The remaining ice fields atop famed Mount Kilimanjaro in Tanzania could be gone within two decades and perhaps even sooner, based on the latest survey of the ice fields remaining on the mountain. These predictions, published this week in the journal Proceedings of the National Academy of Sciences (PNAS), are among the latest dramatic physical evidence of global climate change.

The findings, by paleoclimatologist Lonnie Thompson at Ohio State University and co-authors, indicate that a major cause of this ice loss is likely to be the rise in global temperatures.

Although changes in cloudiness and precipitation may also play a role, they appear less important, particularly in recent decades.

“The loss of Mount Kilimanjaro’s ice cover has attracted worldwide attention because of its impact on regional water resources,” said David Verardo, director of NSF’s Paleoclimate Program, which funded the research along with Ohio State University’s Climate, Water and Carbon Program. “The remaining ice fields are melting from all sides,” said Verardo. “Like many glaciers in mid-to-low latitudes, Kilimanjaro’s may only be with us for a short time longer.”

This first calculation of ice volume loss indicates that from 2000 to 2007, the loss by thinning is now roughly equal to that by shrinking.

Thompson and colleagues have amassed a trail of data showing the rapid loss of ice atop Africa’s highest mountain:

* 85 percent of the ice that covered the mountain in 1912 had been lost by 2007, and 26 percent of the ice there in 2000 is now gone.

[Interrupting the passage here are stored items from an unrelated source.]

# kartikmadhira1/YA_VO

Hardware: AMD Instinct MI355X
Metric: frames/sec (detect+describe+match+PnP) on 1241×376 KITTI stereo; RMSE vs CPU ref (higher is better)
Workload: dtype u8

## Files before the change

### ya_vo_amd/csrc/yavo_kernels.hip

```cpp
#include <hip/hip_runtime.h>
#include <stdint.h>
#include <stdlib.h>
#include <string.h>

#include "yavo_xlane.h"
#include "yavo_internal.h"


namespace yavo {

__device__ __forceinline__ int lane_id() { return (int)(threadIdx.x & 63); }

__device__ __forceinline__ int wave_incl_scan(int v) {
    v += __builtin_amdgcn_update_dpp(0, v, 0x111, 0xf, 0xf, false);
    v += __builtin_amdgcn_update_dpp(0, v, 0x112, 0xf, 0xf, false);
    v += __builtin_amdgcn_update_dpp(0, v, 0x114, 0xf, 0xf, false);
    v += __builtin_amdgcn_update_dpp(0, v, 0x118, 0xf, 0xf, false);
    v += __builtin_amdgcn_update_dpp(0, v, 0x142, 0xa, 0xf, false);
    v += __builtin_amdgcn_update_dpp(0, v, 0x143, 0xc, 0xf, false);
    return v;
}

template <int NT>
__device__ __forceinline__ int block_excl_scan(int v, int* s_tmp, int* total) {
    const int lane = lane_id();
    const int wave = (int)threadIdx.x >> 6;
    constexpr int NW = NT / 64;
    int incl = wave_incl_scan(v);
    if (lane == 63) s_tmp[wave] = incl;
    __syncthreads();
    if (wave == 0) {
        int w = lane < NW ? s_tmp[lane] : 0;
        int wi = wave_incl_scan(w);
        if (lane < NW) s_tmp[lane] = wi - w;
        if (lane == NW - 1) s_tmp[NW] = wi;
    }
    __syncthreads();
    int res = s_tmp[wave] + incl - v;
    if (total) *total = s_tmp[NW];
    __syncthreads();
    return res;
}

#define YV_RING_DR {0, 1, 2, 3, 3, 3, 2, 1, 0, -1, -2, -3, -3, -3, -2, -1}
#define YV_RING_DC {-3, -3, -2, -1, 0, 1, 2, 3, 3, 3, 2, 1, 0, -1, -2, -3}

__device__ __forceinline__ float cv_hypotf(float a, float b) {
    a = fabsf(a);
    b = fabsf(b);
    if (a > b) {
        b /= a;
        return a * sqrtf(1.0f + b * b);
    }
    if (b > 0.0f) {
        a /= b;
        return b * sqrtf(1.0f + a * a);
    }
    return 0.0f;
}

__device__ __forceinline__ float eig_hypotf(float x, float y) {
    x = fabsf(x);
    y = fabsf(y);
    if (isinf(x) || isinf(y)) return __builtin_inff();
    if (isnan(x) || isnan(y)) return __builtin_nanf("");
    const float p = x > y ? x : y;
    if (p == 0.0f) return 0.0f;
    const float qp = (y < x ? y : x) / p;
    return p * sqrtf(1.0f + qp * qp);
}

__device__ void eig_selfadjoint2(float m00, float m01, float m11, float& w0, float& w1) {
    float scale = fabsf(m00);
    if (fabsf(m01) > scale) scale = fabsf(m01);
    if (fabsf(m11) > scale) scale = fabsf(m11);
    if (scale == 0.0f) scale = 1.0f;
    float d0 = m00 / scale, d1 = m11 / scale, e = m01 / scale;
    int iter = 0, ok = 1;
    while (true) {
        if (fabsf(e) < 1.17549435082228750797e-38f) {
            e = 0.0f;
        } else {
            const float se = 8388608.0f * e;
            if (se * se <= (fabsf(d0) + fabsf(d1))) e = 0.0f;
        }
        if (e == 0.0f) break;
        if (++iter > 60) { ok = 0; break; }
        const float td = (d0 - d1) * 0.5f;
        float mu = d1;
        if (td == 0.0f) {
            mu -= fabsf(e);
        } else {
            const float e2 = e * e;
            const float h = eig_hypotf(td, e);
            if (e2 == 0.0f) mu -= e / ((td + (td > 0.0f ? h : -h)) / e);
            else mu -= e2 / (td + (td > 0.0f ? h : -h));
        }
        const float x = d0 - mu, z = e;
        float c, sn;
        if (x == 0.0f) {
            c = 0.0f;
            sn = z < 0.0f ? 1.0f : -1.0f;
        } else if (fabsf(x) > fabsf(z)) {
            const float t = z / x;
            float u = sqrtf(1.0f + t * t);
            if (x < 0.0f) u = -u;
            c = 1.0f / u;
            sn = -t * c;
        } else {
            const float t = x / z;
            float u = sqrtf(1.0f + t * t);
            if (z < 0.0f) u = -u;
            sn = -1.0f / u;
            c = -t * sn;
        }
        const float sdk = sn * d0 + c * e;
        const float dkp1 = sn * e + c * d1;
        const float nd0 = c * (c * d0 - sn * e) - sn * (c * e - sn * d1);
        const float nd1 = sn * sdk + c * dkp1;
        const float ne = c * sdk - sn * dkp1;
        d0 = nd0;
        d1 = nd1;
        e = ne;
    }
    if (ok && d1 < d0) { const float t = d0; d0 = d1; d1 = t; }
    d0 *= scale;
    d1 *= scale;
    w0 = d1;
    w1 = d0;
}

__device__ __forceinline__ float harris_response(float a, float b, float d, int eig) {
    float w0 = a, w1 = d;
    if (eig == 1) {
        eig_selfadjoint2(a, b, d, w0, w1);
    } else if (!(fabsf(b) <= 1.1920928955078125e-07f)) {
        const float p = b;
        const float y = (float)((double)(w1 - w0) * 0.5);
        float t = fabsf(y) + cv_hypotf(p, y);
        float s = cv_hypotf(p, t);
        s = p / s;
        t = (p / t) * p;
        if (y < 0.0f) { s = -s; t = -t; }
        w0 -= t;
        w1 += t;
    }
    if (eig != 1 && w0 < w1) { float tmp = w0; w0 = w1; w1 = tmp; }
    const float prod = w0 * w1;
    const float sum = w1 + w0;
    const double sq = (double)sum * (double)sum;
    const double r = (double)prod - 0.04 * sq;
    return (float)r;
}

__device__ __forceinline__ uint64_t make_key(float resp, uint32_t idx) {
    if (resp == 0.0f) resp = 0.0f;
    uint32_t u = __float_as_uint(resp);
    uint32_t ord = (u & 0x80000000u) ? ~u : (u | 0x80000000u);
    return ((uint64_t)(~ord) << 32) | (uint64_t)idx;
}
__device__ __forceinline__ float key_resp(uint64_t key) {
    uint32_t ord = ~(uint32_t)(key >> 32);
    uint32_t u = (ord & 0x80000000u) ? (ord & 0x7fffffffu) : ~ord;
    return __uint_as_float(u);
}

struct K9 {
    uint32_t k[9];
    uint32_t kh[4][3];
    uint32_t kve[5];
    uint32_t kvo[5];
    int byte2;
    int mfma;
    int hbias;
};

static K9 make_k9(const uint16_t* k9) {
    K9 kw = {};
    uint32_t sum = 0;
    for (int i = 0; i < 9; ++i) {
        kw.k[i] = k9[i];
        sum += k9[i];
    }
    auto tap = [&](int t) -> uint32_t { return (t >= 0 && t <= 8) ? (uint32_t)k9[t] : 0u; };
    for (int j = 0; j < 4; ++j)
        for (int m = 0; m < 3; ++m)
            for (int i = 0; i < 4; ++i) kw.kh[j][m] |= tap(4 * m + i - j) << (8 * i);
    for (int t = 0; t < 5; ++t) {
        kw.kve[t] = tap(2 * t) | (tap(2 * t + 1) << 16);
        kw.kvo[t] = tap(2 * t - 1) | (tap(2 * t) << 16);
    }
    kw.byte2 = sum <= 256 ? 1 : 0;
    uint32_t mx = 0;
    for (int i = 0; i < 9; ++i) mx = k9[i] > mx ? k9[i] : mx;
    kw.mfma = mx <= 127 ? 1 : 0;
    kw.hbias = (int)(128 * sum);
    return kw;
}

__device__ __forceinline__ int reflect101(int p, int len) {
    if (p < 0) p = -p;
    if (p >= len) p = 2 * len - p - 2;
    return p;
}

#ifdef YAVO_LM_PROFILE
constexpr int kDetProfSlots = 131072;
__device__ unsigned long long g_det_prof[kDetProfSlots][6];
#define DP_DECL unsigned long long dp_acc[6] = {0, 0, 0, 0, 0, 0}; unsigned long long dp_t = __builtin_readcyclecounter();
#define DP_MARK(k) do { const unsigned long long t_ = __builtin_readcyclecounter(); dp_acc[k] += t_ - dp_t; dp_t = t_; } while (0)
#define DP_STORE() do { \
        const unsigned slot_ = blockIdx.x; \
        if (threadIdx.x == 0 && slot_ < kDetProfSlots) for (int q_ = 0; q_ < 6; ++q_) g_det_prof[slot_][q_] = dp_acc[q_]; \
    } while (0)
#else
#define DP_DECL
#define DP_MARK(k) do {} while (0)
#define DP_STORE() do {} while (0)
#endif
#ifdef YAVO_LM_PROFILE
constexpr int kBriefProfSlots = 16384;
__device__ unsigned long long g_brief_prof[kBriefProfSlots][6];
#define BP_DECL unsigned long long bp_acc[4] = {0, 0, 0, 0}; unsigned long long bp_t = __builtin_readcyclecounter(); \
    const unsigned long long bp_rt0 = __builtin_amdgcn_s_memrealtime();
#define BP_MARK(k) do { const unsigned long long t_ = __builtin_readcyclecounter(); bp_acc[k] += t_ - bp_t; bp_t = t_; } while (0)
#define BP_STORE() do { \
        if (threadIdx.x == 0 && blockIdx.x < kBriefProfSlots) { \
            g_brief_prof[blockIdx.x][0] = bp_acc[0] + bp_acc[1]; g_brief_prof[blockIdx.x][1] = bp_acc[2]; \
            g_brief_prof[blockIdx.x][2] = bp_rt0; \
            g_brief_prof[blockIdx.x][3] = __builtin_amdgcn_s_memrealtime(); \
            g_brief_prof[blockIdx.x][4] = (unsigned long long)__builtin_amdgcn_s_getreg(0xF804); \
            g_brief_prof[blockIdx.x][5] = (unsigned long long)__builtin_amdgcn_s_getreg(0xF814); \
        } \
    } while (0)
#else
#define BP_DECL
#define BP_MARK(k) do {} while (0)
#define BP_STORE() do {} while (0)
#endif
constexpr int FT_W = kFastTileW;
constexpr int FT_H = kFastTileH;
constexpr int FT_R = 4;
constexpr int FT_LW = FT_W + 2 * FT_R;
constexpr int FT_LH = FT_H + 2 * FT_R;
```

* A radioactive signal marking the 1951-52 “Ivy” atomic tests that was detected in 2000 some 1.6 meters (5.25 feet) below the surface of the Kilimanjaro ice is now lost, with an estimated 2.5 meters (8.2 feet) missing from the tops of the current ice fields.

* The presence of elongated bubbles trapped in the frozen ice at the top of one of the cores shows that surface ice has melted and refrozen. There is no evidence of sustained melting anywhere in the rest of the core material which dates back 11,700 years.

* Even 4,200 years ago, a drought in this part of Africa that lasted about 300 years and left a thick (about 1-inch) dust layer, was not accompanied by any evidence of melting. These observations confirm that the current climate conditions at Mount Kilimanjaro are unique over the last 11 millennia.

“This is the first time researchers have calculated the volume of ice lost from the mountain’s ice fields,” said Thompson, a scientist at Ohio State’s Byrd Polar Research Center. “If you look at the percentage of volume lost since 2000 versus the percentage of area lost as the ice fields shrink, the numbers are very close.”

Image: One of a growing number of isolated remnants of Kilimanjaro ice spires, once full glaciers. Credit: Lonnie Thompson, Ohio State University

While the loss of mountain glaciers is most apparent from the retreat of their margins, Thompson said an equally troubling effect is the thinning of the ice fields from the surface.

The summits of both the Northern and Southern Ice Fields atop Kilimanjaro have thinned by 1.9 meters (6.2 feet) and 5.1 meters (16.7 feet), respectively.

The smaller Furtwangler Glacier, which was melting and water-saturated in 2000 when it was drilled for samples, has thinned as much as 50 percent between 2000 and 2009.

“It has lost half of its thickness,” Thompson said. “In the future, there will be a year when Furtwaengler is present and by the next year, it will have disappeared. “The whole thing will be gone!”

Thompson’s team drilled six cores through Kilimanjaro’s ice fields in 2000 and published their findings in the journal Science two years later. That work established a detailed baseline against which more recent data can be compared.

Thompson said the changes occurring on Mount Kilimanjaro mirror those on Mount Kenya and the Rwenzori Mountains in Africa, as well as tropical glaciers high in the South American Andes and in the Himalayas.

“The fact that so many glaciers throughout the tropics and subtropics are showing similar responses suggests an underlying common cause,” he said.

“The increase of Earth’s near-surface temperatures, coupled with even greater such increases in the mid- to upper-tropical troposphere, as documented in recent decades, would at least partially explain the observed widespread similarity in glacier behavior.”

Along with Thompson, Ellen Mosley-Thompson, Henry Brecher and Bryan Mark, all with Ohio State’s Byrd Polar Research Center, and Douglas Hardy from the University of Massachusetts contributed to the study.